You should also consider mildly deleterious synonymous mutations as a possible cause of a significant MK test. In a species with strong codon bias (such as D. simulans), many synonymous polymorphisms will be the result of a mutation from a preferred codon to an unpreferred codon. Selection against the unpreferred codon is weak enough that it may appear as a polymorphism, but it is unlikely to become a fixed difference. The lower fixed-to-polymorphism ratio for synonymous variation will be interpreted as a relatively higher fixed-to-polymorphism ratio for amino acid variation, and thus as an excess of fixed amino acid differences due to adaptation.
One way to deal with this, as you point out, would be to use a frequency cutoff, so variants below a certain frequency aren't counted as polymorphisms. I'm not sure what the right cutoff would be, however. If you have enough data, it might be better to compare the frequency spectrum of different kinds of polymorphisms, similar to what Hiroshi Akashi has done when investigating codon bias. Using polymorphisms and fixed differences in introns as the basis of comparison could be informative, too; an MK test comparing the fixed/polymorphism ratio for introns vs. synonymous variation is one way to detect selection on synonymous variation.
Of course, none of these complications apply if your species has a population size too small for mild selection on synonymous variation to be effective.
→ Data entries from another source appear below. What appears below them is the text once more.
## Prefetch row offsets and lane counts for next block in adaptive SpMV

Splits the block-issue macro into metadata and stream parts, and computes the lane log2 for the next block ahead of time (reading blklanes via readfirstlane). It also prefetches each thread's row offsets for the first two reduction passes into registers, which takes the dependent offs loads off the critical path after the barrier. x gathers are batched in groups of four so more loads are in flight at once. In exchange it uses more registers, which may lower occupancy, and the group loop assumes U is a multiple of GB.

```diff
diff --git a/lsbench_amd/csrc/hip_kernels.hip b/lsbench_amd/csrc/hip_kernels.hip
--- a/lsbench_amd/csrc/hip_kernels.hip
+++ b/lsbench_amd/csrc/hip_kernels.hip
@@ -21,10 +21,20 @@
   return *p;
 }
 
-#define LSB_ISSUE_BLOCK(kk)                                                    \
+#define LSB_ISSUE_META(kk)                                                     \
   do {                                                                         \
     r0 = rowblk[kk], r1 = rowblk[(kk) + 1];                                    \
     j0 = offs[r0], j1 = offs[r1];                                              \
+    if (blklanes) {                                                            \
+      lg = (unsigned)__ffs(__builtin_amdgcn_readfirstlane((int)blklanes[kk])) - 1u;  \
+    } else {                                                                   \
+      lg = 0;                                                                  \
+      while (lg < 6 && ((unsigned)(r1 - r0) << (lg + 1)) <= WG)                \
+        lg++;                                                                  \
+    }                                                                          \
+  } while (0)
+#define LSB_ISSUE_STREAM()                                                     \
+  do {                                                                         \
     if (j1 - j0 <= CAP) {                                                      \
       _Pragma("unroll") for (int u = 0; u < U; u++) {                          \
         const int t = (int)tid + u * WG;                                       \
@@ -33,6 +43,23 @@
           v[u] = stream_load<FLAGS>(vals + j0 + t);                            \
         }                                                                      \
       }                                                                        \
+    }                                                                          \
+  } while (0)
+
+#define LSB_ISSUE_BLOCK(kk)                                                    \
+  do {                                                                         \
+    LSB_ISSUE_META(kk);                                                        \
+    LSB_ISSUE_STREAM();                                                        \
+  } while (0)
+
+#define LSB_ISSUE_OFFS()                                                       \
+  do {                                                                         \
+    if (j1 - j0 <= CAP) {                                                      \
+      const unsigned rows = (unsigned)(r1 - r0), sn = tid >> lg, step = WG >> lg; \
+      if (sn < rows)                                                           \
+        ro[0] = offs[r0 + sn], ro[1] = offs[r0 + sn + 1];                      \
+      if (sn + step < rows)                                                    \
+        ro[2] = offs[r0 + sn + step], ro[3] = offs[r0 + sn + step + 1];        \
     }                                                                          \
   } while (0)
 
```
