+template <int HD, bool FIRST, class Side>
+__device__ __forceinline__ void fwd4_tile(const unsigned char* sK, const unsigned char* sV, int t, const bf8_t (&qf)[4][Cfg<HD>::KSTEPS], RowState<HD> (&st)[4],
+                                          f32x16 (&s)[4], bf8_t (&pf)[2], Frag4<HD>& fr, const FragOff<HD>& fo, Side&& side) {
+  typedef Cfg<HD> C;
+  side();
+#pragma unroll
+  for (int b = 0; b < 4; ++b) {
+    const int pb = (b + 3) & 3, nb = (b + 2) & 3;
+    const bool do_pv = !(FIRST && b == 0);
+    bf8_t pn[2];
+#pragma unroll
+    for (int g = 0; g < 4; ++g) {
+      __builtin_amdgcn_sched_barrier(0);
+      if (g < 2) {
+        if (do_pv) {
+#pragma unroll
+          for (int d = 0; d < C::DBLK; ++d) st[pb].acc[d] = MFMA32(fr.v[g][d], pf[g], st[pb].acc[d]);
+        }
+      } else if (g - 2 < C::KSTEPS) {
+        if (g == 2) s[nb] = mfma32_sv_first(fr.k[0], qf[nb][0], false);
+        else mfma32_sv_acc(s[nb], fr.k[g - 2], qf[nb][g - 2], false);
+      }
+      if (b == 0 && g == 2) fr.load_v(sV, t, fo);
+      __builtin_amdgcn_sched_barrier(0);
+      if (g < 2) {
+#pragma unroll
+        for (int e = 8 * g; e < 8 * g + 8; ++e) s[b][e] = __builtin_amdgcn_exp2f(s[b][e]);
+      } else {
+        pn[g - 2] = pack8(s[b], g - 2);
+        st[b].add_frag(pn[g - 2]);
+      }
+    }
+    if (C::KSTEPS > 2) {
+#pragma unroll
+      for (int k = 2; k < C::KSTEPS; ++k) mfma32_sv_acc(s[nb], fr.k[k], qf[nb][k], false);
+    }
+    if (b == 1) fr.load_k(sK, t + 1, fo);
+    __builtin_amdgcn_sched_barrier(0);
+    pf[0] = pn[0]; pf[1] = pn[1];
+  }
+  asm volatile("s_nop 3");
+}
+
+template <int HD, class Side>
+__device__ __forceinline__ void fwd4_run(const unsigned char* sK, const unsigned char* sV, int t, int run_end, const bf8_t (&qf)[4][Cfg<HD>::KSTEPS],
+                                         RowState<HD> (&st)[4], const FragOff<HD>& fo, Side&& side) {
+  typedef Cfg<HD> C;
+  Frag4<HD> fr;
+  f32x16 s[4];
+  bf8_t pf[2];
+  fr.load_k(sK, t, fo);
+#pragma unroll
+  for (int b = 0; b < 2; ++b) {
+    s[b] = mfma32_sv_first(fr.k[0], qf[b][0], false);
+#pragma unroll
+    for (int k = 1; k < C::KSTEPS; ++k) mfma32_sv_acc(s[b], fr.k[k], qf[b][k], false);
+  }
+  asm volatile("s_nop 11" : "+v"(s[0]), "+v"(s[1]));
+  fwd4_tile<HD, true>(sK, sV, t, qf, st, s, pf, fr, fo, side);
+  for (++t; t < run_end; ++t) fwd4_tile<HD, false>(sK, sV, t, qf, st, s, pf, fr, fo, side);
+#pragma unroll
+  for (int g = 0; g < 2; ++g)
+#pragma unroll
+    for (int d = 0; d < C::DBLK; ++d) st[3].acc[d] = MFMA32(fr.v[g][d], pf[g], st[3].acc[d]);
 }
 
 template <int HD, int NB, class Side>
@@ -570,7 +683,9 @@
   while (t < nt) {
     const unsigned long long rest = special >> (4 * t);
     const int run_end = rest ? t + (__builtin_ctzll(rest) >> 2) : nt;
-    if (t < run_end) {
+    if constexpr (NB == 4) {
+      if (t < run_end) { fwd4_run<HD>(sK, sV, t, run_end, qf, st, fo, side); t = run_end; }
+    } else if (t < run_end) {
       TileFrags<HD> fa, fb;
       fa.load(sK, sV, t, fo);
       for (; t + 1 < run_end; t += 2) {
@@ -820,17 +935,19 @@
   static constexpr int TOTAL = 2 * BUF;
 };
 
-template <int HD>
-__global__ void __launch_bounds__(512, 2) k_attn_fwd3(const bf16_t* __restrict__ q, const bf16_t* __restrict__ k, const bf16_t* __restrict__ v,
-                                                   const float* __restrict__ key_bias, bf16_t* __restrict__ ctx, float* __restrict__ lse_out, int B, int H,
-                                                   int L, unsigned* __restrict__ sched) {
+template <int HD, int NB, bool DYN>
+__device__ __forceinline__ void fwd3_body(const bf16_t* __restrict__ q, const bf16_t* __restrict__ k, const bf16_t* __restrict__ v,
+                                          const float* __restrict__ key_bias, bf16_t* __restrict__ ctx, float* __restrict__ lse_out, int B, int H, int L,
+                                          unsigned* __restrict__ sched_arg, const unsigned nthreads, const unsigned nblocks) {
   typedef Cfg<HD> C;
-  static_assert(C::ROWB == 64, "k_attn_fwd3 stages 64-byte rows");
+  static_assert(C::ROWB == 64, "k_attn_fwd3 / k_attn_fwd4 stage 64-byte rows");
+  static_assert(NB == 2 || NB == 4, "two or four query blocks per wave");
+  unsigned* const sched = DYN ? sched_arg : nullptr;
   extern __shared__ __attribute__((aligned(16))) unsigned char smem[];
   const unsigned lds0 = (unsigned)(uintptr_t)LDS_PTR(smem);
   const int lane = threadIdx.x & 63, wave = __builtin_amdgcn_readfirstlane(threadIdx.x >> 6), h = lane >> 5, r = lane & 31;
-  const int nw = blockDim.x >> 6;
-  const int nbh = B * H, per_xcd = (nbh + 7) >> 3, nslot = gridDim.x >> 3;
+  const int nw = nthreads >> 6;
+  const int nbh = B * H, per_xcd = (nbh + 7) >> 3, nslot = nblocks >> 3;
   const int xcd = blockIdx.x & 7;
   const int bh_end = min(nbh, (xcd + 1) * per_xcd);
   unsigned* const relay = reinterpret_cast<unsigned*>(smem + Fwd3::TOTAL);
@@ -849,11 +966,11 @@
     bh = xcd * per_xcd + (int)(blockIdx.x >> 3);
     bh_next = bh + nslot;
   }
-  const int q0 = wave * 64;
+  const int q0 = wave * (32 * NB);
   const bool active = q0 < L;
-  int qidx[2], qrow[2];
-#pragma unroll
-  for (int b = 0; b < 2; ++b) { qidx[b] = q0 + 32 * b + r; qrow[b] = qidx[b] < L ? qidx[b] : L - 1; }
+  int qidx[NB], qrow[NB];
+#pragma unroll
+  for (int b = 0; b < NB; ++b) { qidx[b] = q0 + 32 * b + r; qrow[b] = qidx[b] < L ? qidx[b] : L - 1; }
   const int nrows = (L + 31) & ~31;
   const int npieces = nrows >> 4;
   const int dm = H * HD;
@@ -862,6 +979,14 @@
   const int my_pieces = npieces > wave ? (npieces - wave + nw - 1) / nw : 0;
   const int n_biasp = (nrows + 63) >> 6;
   const unsigned kv_lane_off = (unsigned)(lane >> 2) * (HD * 2) + (unsigned)((((lane & 3) ^ ((lane >> 4) & 3)) < HD / 8) ? ((lane & 3) ^ ((lane >> 4) & 3)) : 0) * 16u;
+  constexpr int BPW = NB / 2;
+  const int my_biasp = key_bias ? min(max(n_biasp - BPW * wave, 0), BPW) : 0;
+  auto bias_piece_dma = [&](int item, unsigned dst0, int j) {
+    const int bp = BPW * wave + j;
+    const float* br = key_bias + (size_t)(item / H) * L + 64 * bp;
+    if (64 * bp + 64 <= L) glds4_s((unsigned)lane * 4u, br, dst0 + 2 * Fwd3::TILE + bp * 256);
+    else glds4_addr(64 * bp + lane < L ? (const void*)(br + lane) : (const void*)zero, dst0 + 2 * Fwd3::TILE + bp * 256);
+  };
   auto dma_piece = [&](int item, int buf, int i) {
     const unsigned dst0 = lds0 + buf * Fwd3::BUF;
     if (i < 2 * my_pieces) {
@@ -876,38 +1001,37 @@
         glds16_addr(ok ? base + (size_t)row * (HD * 2) + ch * 16 : zero, dst);
       }
     } else {
-      const float* br = key_bias + (size_t)(item / H) * L + 64 * wave;
-      if (64 * wave + 64 <= L) glds4_s((unsigned)lane * 4u, br, dst0 + 2 * Fwd3::TILE + wave * 256);
-      else glds4_addr(64 * wave + lane < L ? (const void*)(br + lane) : (const void*)zero, dst0 + 2 * Fwd3::TILE + wave * 256);
+      bias_piece_dma(item, dst0, i - 2 * my_pieces);
     }
   };
-  const int n_dma = 2 * my_pieces + ((key_bias && wave < n_biasp) ? 1 : 0);
-  constexpr int NQ = 2 * C::KSTEPS;
-  constexpr int NST = 2 * (RowOut<HD>::NPIECE + 1);
-  auto load_q1 = [&](int item, bf8_t (&dstq)[2][C::KSTEPS], int i) {
-#pragma unroll
-    for (int b = 0; b < 2; ++b)
+  const int n_dma = 2 * my_pieces + my_biasp;
+  constexpr int NQ = NB * C::KSTEPS;
+  constexpr int NSTB = RowOut<HD>::NPIECE + 1;
+  constexpr int NST = NB * NSTB;
+  auto load_q1 = [&](int item, bf8_t (&dstq)[NB][C::KSTEPS], int i) {
+#pragma unroll
+    for (int b = 0; b < NB; ++b)
 #pragma unroll
       for (int st = 0; st < C::KSTEPS; ++st)
         if (i == b * C::KSTEPS + st) dstq[b][st] = *reinterpret_cast<const bf8_t*>(q + ((size_t)item * L + qrow[b]) * HD + 16 * st + 8 * h);
   };
-  auto store1 = [&](const RowOut<HD> (&o)[2], int item, int i) {
-#pragma unroll
-    for (int b = 0; b < 2; ++b) {
+  auto store1 = [&](const RowOut<HD> (&o)[NB], int item, int i) {
+#pragma unroll
+    for (int b = 0; b < NB; ++b) {
       bf16_t* dst = ctx + ((size_t)(item / H) * L + qidx[b]) * dm + (item % H) * HD;
 #pragma unroll
       for (int pc = 0; pc < RowOut<HD>::NPIECE; ++pc)
-        if (i == b * (RowOut<HD>::NPIECE + 1) + pc && qidx[b] < L) o[b].store_piece(pc, dst, h);
-      if (i == b * (RowOut<HD>::NPIECE + 1) + RowOut<HD>::NPIECE && lse_out && h == 0 && qidx[b] < L) lse_out[(size_t)item * L + qidx[b]] = o[b].lse;
+        if (i == b * NSTB + pc && qidx[b] < L) o[b].store_piece(pc, dst, h);
+      if (i == b * NSTB + RowOut<HD>::NPIECE && lse_out && h == 0 && qidx[b] < L) lse_out[(size_t)item * L + qidx[b]] = o[b].lse;
     }
   };
 
-  bf8_t qf[2][C::KSTEPS], qn[2][C::KSTEPS];
+  bf8_t qf[NB][C::KSTEPS], qn[NB][C::KSTEPS];
   if (bh < bh_end) {
     for (int i = 0; i < n_dma; ++i) dma_piece(bh, 0, i);
     for (int i = 0; i < NQ; ++i) load_q1(bh, qf, i);
   }
-  RowOut<HD> pend[2];
+  RowOut<HD> pend[NB];
   int pend_bh = -1, buf = 0;
   int slab_no = 0;
   unsigned drawn_v = 0;
@@ -930,12 +1054,13 @@
       asm volatile("s_waitcnt lgkmcnt(0)" ::: "memory");
       bh_next = xcd * per_xcd + first_lane(rv);
     }
-    drawn_v = draw_async(sched ? sched + SW_HEAD(xcd) : nullptr, draw_lane & (int)((unsigned)(bh_next - bh_end) >> 31));
+    if constexpr (DYN)
+      drawn_v = draw_async(sched ? sched + SW_HEAD(xcd) : nullptr, draw_lane & (int)((unsigned)(bh_next - bh_end) >> 31));
 #ifdef FWD3_DEPHASE
-    if (wave >= 4) __builtin_amdgcn_s_sleep(FWD3_DEPHASE);
+    if (NB == 2 && wave >= 4) __builtin_amdgcn_s_sleep(FWD3_DEPHASE);
 #endif
 #pragma unroll
-    for (int b = 0; b < 2; ++b)
+    for (int b = 0; b < NB; ++b)
 #pragma unroll
       for (int st = 0; st < C::KSTEPS; ++st) asm volatile("" : "+v"(qf[b][st]));
     const int nxt = bh_next;
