__device__ void scan_partials_body(const uint64_t *__restrict__ in, int64_t n, uint64_t *__restrict__ partials, int blk, int nblk)
{
    __shared__ uint64_t part[kMaxWaves];
    const int64_t chunk = (n + nblk - 1) / nblk;
    const int64_t a = min(n, static_cast<int64_t>(blk) * chunk), e = min(n, a + chunk);
    uint64_t s = 0;
    for (int64_t i = a + threadIdx.x; i < e; i += blockDim.x) s += in[i];
    const int lane = threadIdx.x & 63, waves = static_cast<int>(blockDim.x >> 6);
    s = wave_incl_scan(s, lane);
    if (lane == 63) part[threadIdx.x >> 6] = s;
    __syncthreads();
    if (threadIdx.x == 0) {
        uint64_t t = 0;
        for (int w = 0; w < waves; w++) t += part[w];
        partials[blk] = t;
    }
    __syncthreads();
}

__device__ void scan_prefix_body(uint64_t *__restrict__ partials, int n_parts, uint64_t *__restrict__ total)
{
    __shared__ uint64_t part[kMaxWaves];
    const int lane = threadIdx.x & 63, wv = threadIdx.x >> 6;
    const uint64_t x = static_cast<int>(threadIdx.x) < n_parts ? partials[threadIdx.x] : 0;
    const uint64_t incl = wave_incl_scan(x, lane);
    if (lane == 63) part[wv] = incl;
    __syncthreads();
    uint64_t before = 0;
    for (int w = 0; w < wv; w++) before += part[w];
    if (static_cast<int>(threadIdx.x) < n_parts) partials[threadIdx.x] = before + incl - x;
    if (threadIdx.x == blockDim.x - 1) *total = before + incl;
    __syncthreads();
}

__device__ void scan_apply_body(const uint64_t *__restrict__ in, uint64_t *__restrict__ out, int64_t n, const uint64_t *__restrict__ partials,
                                int blk, int nblk)
{
    __shared__ uint64_t part[kMaxWaves];
    const int64_t chunk = (n + nblk - 1) / nblk;
    const int64_t a = min(n, static_cast<int64_t>(blk) * chunk), e = min(n, a + chunk);
    const int lane = threadIdx.x & 63, wv = threadIdx.x >> 6, waves = static_cast<int>(blockDim.x >> 6);
    uint64_t carry = partials[blk];
    for (int64_t base = a; base < e; base += blockDim.x) {
        const int64_t i = base + threadIdx.x;
        const uint64_t x = i < e ? in[i] : 0;
        const uint64_t incl = wave_incl_scan(x, lane);
        if (lane == 63) part[wv] = incl;
        __syncthreads();
        uint64_t before = 0, all = 0;
        for (int w = 0; w < waves; w++) { if (w < wv) before += part[w]; all += part[w]; }
        if (i < e) out[i] = carry + before + incl - x;
        carry += all;
        __syncthreads();
    }
}

__global__ __launch_bounds__(kDecompBlock) void scan_partials_kernel(const uint64_t *__restrict__ in, const int32_t *__restrict__ n_dev,
                                                                     uint64_t *__restrict__ partials)
{
    scan_partials_body(in, *n_dev, partials, static_cast<int>(blockIdx.x), static_cast<int>(gridDim.x));
}
__global__ __launch_bounds__(kDecompBlock) void scan_prefix_kernel(uint64_t *__restrict__ partials, int n_parts, uint64_t *__restrict__ total)
{
    scan_prefix_body(partials, n_parts, total);
}
__global__ __launch_bounds__(kDecompBlock) void scan_apply_kernel(const uint64_t *__restrict__ in, uint64_t *__restrict__ out,
                                                                  const int32_t *__restrict__ n_dev, const uint64_t *__restrict__ partials)
{
    scan_apply_body(in, out, *n_dev, partials, static_cast<int>(blockIdx.x), static_cast<int>(gridDim.x));
}

struct Span { int tid, n; };
__device__ __forceinline__ Span whole_grid() { return Span{static_cast<int>(blockIdx.x * blockDim.x + threadIdx.x), static_cast<int>(gridDim.x * blockDim.x)}; }

__device__ void ph_init(const DecompBufs &b, Span T, int64_t comp_cap, int64_t vert_cap, int n_flags, int allow_packed)
{
    DecompState *st = b.st;
    const int V = st->V;
    for (int i = T.tid; i < V; i += T.n) { b.bo_hi[i] = kNoKey; b.bi_hi[i] = kNoKey; b.on_path[i] = 0; }
    for (int i = T.tid; i < n_flags; i += T.n) b.changed[i] = 0;
    if (T.tid == 0) {
        st->n_comp = 0; st->n_vert = 0; st->comp_cap = comp_cap; st->vert_cap = vert_cap;
        st->unsettled = 0; st->overflow = 0; st->bad = 0; st->dead = 0; st->scan_total = 0; st->alive_after = 0;
        st->packed = (allow_packed && b.kc && b.pack_bad && *b.pack_bad == 0) ? 1u : 0u;
        if (comp_cap >= 0) b.o_off[0] = 0;
    }
}

__device__ void ph_round_begin(const DecompBufs &b, Span T, int reset_left)
{
    const int V = b.st->V;
    if (!reset_left && b.st->dead) return;
    if (T.tid == 0) { b.st->alive_after = 0; if (reset_left) b.st->dead = 0; }
    const int64_t E = b.st->E;
    for (int64_t e = T.tid; e < E; e += T.n) b.done[e] = 0;
    const bool packed = b.st->packed != 0;
    for (int i = T.tid; i < V; i += T.n) {
        const int s = i >> 1;
        const int64_t l = reset_left ? 1 : b.left[s];
        if (reset_left && !(i & 1)) b.left[s] = 1;
        b.alive[i] = l > 0;
        b.next[i] = -1; b.prev[i] = -1;
        b.bo_hi[i] = b.bi_hi[i] = l > 0 ? kNoKey : kClosed;
        if (!packed) { b.bo_lo[i] = kNoKey; b.bo_lo[V + i] = kNoKey; b.bi_lo[i] = kNoKey; b.bi_lo[V + i] = kNoKey; }
        b.len_a[i] = 0;
    }
}

struct IterArgs {
    uint64_t stamp;
    uint64_t stamp_p;
    int parity;
    int prev_flag, flag;
    int unique_hi;
};


__device__ void ph_propose_hi(const DecompBufs &b, Span T, const IterArgs &a)
{
    if (b.st->dead) return;
    if (a.prev_flag >= 0 && !b.changed[a.prev_flag]) return;
    const int64_t E = b.st->E;
    const int V = b.st->V;
    const int other = (a.parity ^ 1) * V;
    const bool packed = b.st->packed != 0;
    for (int64_t e = T.tid; e < E; e += T.n) {
        if (b.done[e]) continue;
        const int u = b.src[e], v = b.dst[e];
        if (b.bi_hi[v] == kClosed) { b.done[e] = 1; continue; }
        const uint64_t k = packed ? (a.stamp_p | b.kc[e]) : (a.stamp | b.khi[e]);
        if (atomicMin(reinterpret_cast<unsigned long long *>(&b.bo_hi[u]), static_cast<unsigned long long>(k)) == kClosed) { b.done[e] = 1; continue; }
        atomicMin(reinterpret_cast<unsigned long long *>(&b.bi_hi[v]), static_cast<unsigned long long>(k));
        if (!a.unique_hi && !packed) { b.bo_lo[other + u] = kNoKey; b.bi_lo[other + v] = kNoKey; }
    }
}

__device__ void ph_propose_lo(const DecompBufs &b, Span T, const IterArgs &a)
{
    if (b.st->dead) return;
    if (a.prev_flag >= 0 && !b.changed[a.prev_flag]) return;
    if (b.st->packed) return;
    const int64_t E = b.st->E;
    const int mine = a.parity * b.st->V;
    for (int64_t e = T.tid; e < E; e += T.n) {
        if (b.done[e]) continue;
        const int u = b.src[e], v = b.dst[e];
        const uint64_t k = a.stamp | b.khi[e], lo = b.klo[e];
        if (b.bo_hi[u] == k) atomicMin(reinterpret_cast<unsigned long long *>(&b.bo_lo[mine + u]), static_cast<unsigned long long>(lo));
        if (b.bi_hi[v] == k) atomicMin(reinterpret_cast<unsigned long long *>(&b.bi_lo[mine + v]), static_cast<unsigned long long>(lo));
    }
}

__device__ void ph_commit_flag(const DecompBufs &b, Span T, const IterArgs &a, volatile unsigned int *took);
__device__ void ph_commit(const DecompBufs &b, Span T, const IterArgs &a)
{
    if (b.st->dead) return;
    if (a.prev_flag >= 0 && !b.changed[a.prev_flag]) return;
    ph_commit_flag(b, T, a, b.changed + a.flag);
}
__device__ void ph_commit_flag(const DecompBufs &b, Span T, const IterArgs &a, volatile unsigned int *took)
{
    bool any = false;
    const int64_t E = b.st->E;
    const int mine = a.parity * b.st->V;
    const bool packed = b.st->packed != 0;
    for (int64_t e = T.tid; e < E; e += T.n) {
        if (b.done[e]) continue;
        const int u = b.src[e], v = b.dst[e];
        const uint64_t k = packed ? (a.stamp_p | b.kc[e]) : (a.stamp | b.khi[e]);
        if (b.bo_hi[u] != k || b.bi_hi[v] != k) continue;
        const uint64_t lo = b.klo[e];
        if (!a.unique_hi && !packed && (b.bo_lo[mine + u] != lo || b.bi_lo[mine + v] != lo)) continue;
        b.next[u] = v; b.prev[v] = u;
        b.nhi[u] = b.khi[e]; b.nlo[u] = lo;
        b.bo_hi[u] = kClosed; b.bi_hi[v] = kClosed;
        b.done[e] = 1;
        any = true;
    }
    if (__syncthreads_or(any) && threadIdx.x == 0) *took = 1u;
}

__device__ void ph_heads(const DecompBufs &b, Span T, int round, int last_flag)
{
    DecompState *st = b.st;
    if (st->dead) return;
    if (T.tid == 0 && last_flag >= 0 && b.changed[last_flag]) st->unsettled = 1;
    const int V = st->V;
    for (int v = T.tid; v < V; v += T.n) {
        if (!b.alive[v] || b.prev[v] >= 0) continue;
        int len = 0, last = v;
        int64_t least = b.left[v >> 1];
        for (int x = v; x >= 0; x = b.next[x]) {
            b.on_path[x] = round + 1;
            last = x;
            len++;
            least = min(least, b.left[x >> 1]);
        }
        const int twin_first = last ^ 1;
        if (v > twin_first) continue;
        const int64_t uses = twin_first == v ? 2 : 1;
        b.len_a[v] = (1ull << 40) | static_cast<uint64_t>(len);
        b.pay[v] = max(static_cast<int64_t>(1), least / uses);
        b.kind[v] = 0;
        b.open_at[v] = 0;
    }
}

__device__ void ph_cycles(const DecompBufs &b, Span T, int round)
{
    const int V = b.st->V;
    if (b.st->dead) return;
    for (int v = T.tid; v < V; v += T.n) {
        if (!b.alive[v] || b.on_path[v] == round + 1) continue;
        int len = 1, twin_least = v ^ 1, worst = 0;
        uint64_t whi = b.nhi[v], wlo = b.nlo[v];
        int64_t least = b.left[v >> 1];
        bool first = true;
        for (int x = b.next[v]; x != v; x = b.next[x]) {
            if (x < v) { first = false; break; }
            twin_least = min(twin_least, x ^ 1);
            const uint64_t hi = b.nhi[x], lo = b.nlo[x];
            if (hi > whi || (hi == whi && lo > wlo)) { whi = hi; wlo = lo; worst = len; }
            least = min(least, b.left[x >> 1]);
            len++;
        }
        if (!first || v > twin_least) continue;
        const int64_t uses = twin_least == v ? 2 : 1;
        b.len_a[v] = (1ull << 40) | static_cast<uint64_t>(len);
        b.pay[v] = max(static_cast<int64_t>(1), least / uses);
        b.kind[v] = 1;
        b.open_at[v] = (worst + 1) % len;
    }
}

By John H. McDonald (not verified) on 19 Sep 2006 #permalink

Ideally, we would have both polymorphism and outgroup data so that we can look at site frequency spectra, polarize mutations (ie, unfold the SFS), and compare polymorphism to divergence. I definitely agree with you about the non-neutrality of silent sites. Although Andolfatto showed (for Dmel) that synonymous mutations are "more neutral" than non-coding changes. All of these tests require some neutral standard to which to compare our putative locus under selection. Where that neutral standard comes from seems to be an unresolved issue to me.

By the way, if you write about the MK test, it's pretty sweet to have John McDonald (the M in MK) comment.